Church and Society considers migration, justice

A view of the Berlin Wall on the former east side at the Berlin Wall Memorial Bernauer Strasse. The United Methodist Board of Church and Society met in Berlin March 15-18. Photo by the Rev. Klaus U. Ruof.
A view of the Berlin Wall on the former east side at the Berlin Wall Memorial Bernauer Strasse. The United Methodist Board of Church and Society met in Berlin March 15-18. Photo by the Rev. Klaus U. Ruof.

The spring meeting of the United Methodist Board of Church and Society took place in a city that is now a melting pot of cultures and home to many migrants to consider issues such as global migration, justice and peace and poverty.

"What might 12 million United Methodists be able to accomplish if working together for justice and peace?" asked the Rev. Susan Henry-Crowe, the board’s top executive.

The meeting was the first time the agency has met outside the United States. The agency chose Berlin because the formerly divided German city stands in a special way for upheaval and reconciliation, Henry-Crowe said.

She opened the meeting with a reflection about the crossings and change that characterize life, saying this can be seen in geographical and political dimensions between East and West and South and North, as well as from poverty into possibility and from war into peace.

Anyone who listens to the stories that people tell about their crossing experiences can actively contribute to shaping the world towards more justice and peace, she said, adding that board members should use the time and the encounters with people in Berlin to consider that.

A hole in the Berlin Wall on the former east side at the Berlin Wall Memorial Bernauer Strasse shows the steeple of a building on the other side. The United Methodist Board of Church and Society chose Berlin for their conference March 15-18 partly because the formerly divided city stands for upheaval and reconciliation. Photo by the Rev. Klaus U. Ruof.

A hole in the Berlin Wall on the former east side at the Berlin Wall Memorial Bernauer Strasse shows the steeple of a building on the other side. The United Methodist Board of Church and Society chose Berlin for their conference March 15-18 partly because the formerly divided city stands for upheaval and reconciliation. Photo by the Rev. Klaus U. Ruof.

 

The meeting included a tour of the Berlin Wall led by retired German Bishop Rosemarie Wenner. The group went to the memorial on Bernauer Straße, marking the division of Germany and the city of Berlin. At the site of the former Church of Reconciliation, which was destroyed during the German Democratic Republic era, international guests were given an idea of how the church promoted reconciliation and peace.

The Reconciliation Chapel was built on the site of the former Church of Reconciliation, which stood in the so-called “death strip” between East and West Berlin and was blown up 1985 because it was "in the way" of Soviet wishes for complete control, the tour guide told the group.

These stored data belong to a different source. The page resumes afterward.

#include "bvh_trace.h"
#include "anim_math.h"
#include "spawn_math.h"
#include "stream_access.h"
#include "trace_math.h"

namespace nnbvh {

constexpr int kDone = (int)0x80000000;
constexpr int kReturn = (int)0x80000001;
constexpr int kEnter = (int)0x80000002;

#ifndef NNBVH_MINW_CLOSEST
#define NNBVH_MINW_CLOSEST 6
#endif
#ifndef NNBVH_MINW_ANY
#define NNBVH_MINW_ANY 6
#endif
#ifndef NNBVH_LEAN_EXTRA_WAVES
#define NNBVH_LEAN_EXTRA_WAVES 2
#endif
#ifndef NNBVH_MINW_ALPHA
// ... 16 lines not shown
void trace_kernel(TraceParams p) {
    static_assert(PATCH || !INST, "two-level scenes need the ray direction");
    static_assert(PATCH || !ALPHA, "the alpha test hashes the ray direction");
    static_assert(!HOSTC || (PATCH && (MODE == 0 || MODE == 2 || (MODE == 3 && !ALPHA && W == 8)) && !SOA),
                  "candidate mode: general instances of modes 0 / 2 / 3");
    __shared__ float s_stack[kBlockThreads / 64][W][2][64];
    constexpr bool kLean = !PATCH && !INST;
    constexpr int kColdRi = 0, kColdD = 1, kColdHit = kLean ? 0 : (PATCH ? 4 : 1),
                  kColdHost = kColdHit + ((MODE == 0 || MODE == 3) ? 4 : 0);
    constexpr int kColdBase = kColdHost + (kLean ? 0 : 1);
    constexpr int kSaveO = kColdBase, kSaveInv = kColdBase + 3, kSaveShear = kColdBase + 6,
                  kSaveKz = kColdBase + 9, kSaveTmax = kColdBase + 10, kSaveD = kColdBase + 11,
                  kResume = kColdBase + 14, kCurInst = kColdBase + 15, kHitInst = kColdBase + 16,
                  kInnerHit = kColdBase + 17, kColdTime = kColdBase + 18, kPendSlot = kColdBase + 19;
    constexpr int kColdFields = kColdBase + (INST ? 20 : 0);
    __shared__ float s_cold[kBlockThreads / 64][kColdFields > 0 ? kColdFields : 1][64];

    const int lane = threadIdx.x & 63;
    const int wave = threadIdx.x >> 6;
    const int gtid = blockIdx.x * kBlockThreads + threadIdx.x;
    float(*stk)[2][64] = s_stack[wave];
    float(*cold)[64] = s_cold[wave];
    int riReg = -1;
    if (!kLean) cold[kColdRi][lane] = __int_as_float(-1);
    const long spillStride = (long)gridDim.x * kBlockThreads;

    int q = 0;
    if (p.nQueues > 1) {
        unsigned xcc;
        asm volatile("s_getreg_b32 %0, hwreg(HW_REG_XCC_ID)" : "=s"(xcc));
        q = (int)(xcc & 0xf) % p.nQueues;
    }
    int queuesTried = 0;
    int curBatch = 0;
    long nRays = p.n;
    if (p.nDev) {
        const long nd = (long)*p.nDev;
        nRays = nd < 0 ? 0 : (nd < nRays ? nd : nRays);
    }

"The church sometimes has to stand in the way to get the world moving," the tour guide said.

Four Syrian refugees also guided the group through the Neu-Koelln district of Berlin. The refugees described situations from their lives, their escape and their arrival and admission in Germany. Neu-Koelln was chosen for the tour because migrants from many different countries live there and information at shops and restaurants are in many languages.

For example, the board members experienced how strange they felt when the guides asked them to find a specific business on the basis of a note with Arabic characters.

"That's what happens to us refugees," one of the group leaders told the board members. "When we come to a country whose language and script we do not know, we feel lost in another world."

The guides also talked about the many challenges of leaving a home country, families and jobs behind and explained how the German government is helping resettle refugees and how much more needs to be done.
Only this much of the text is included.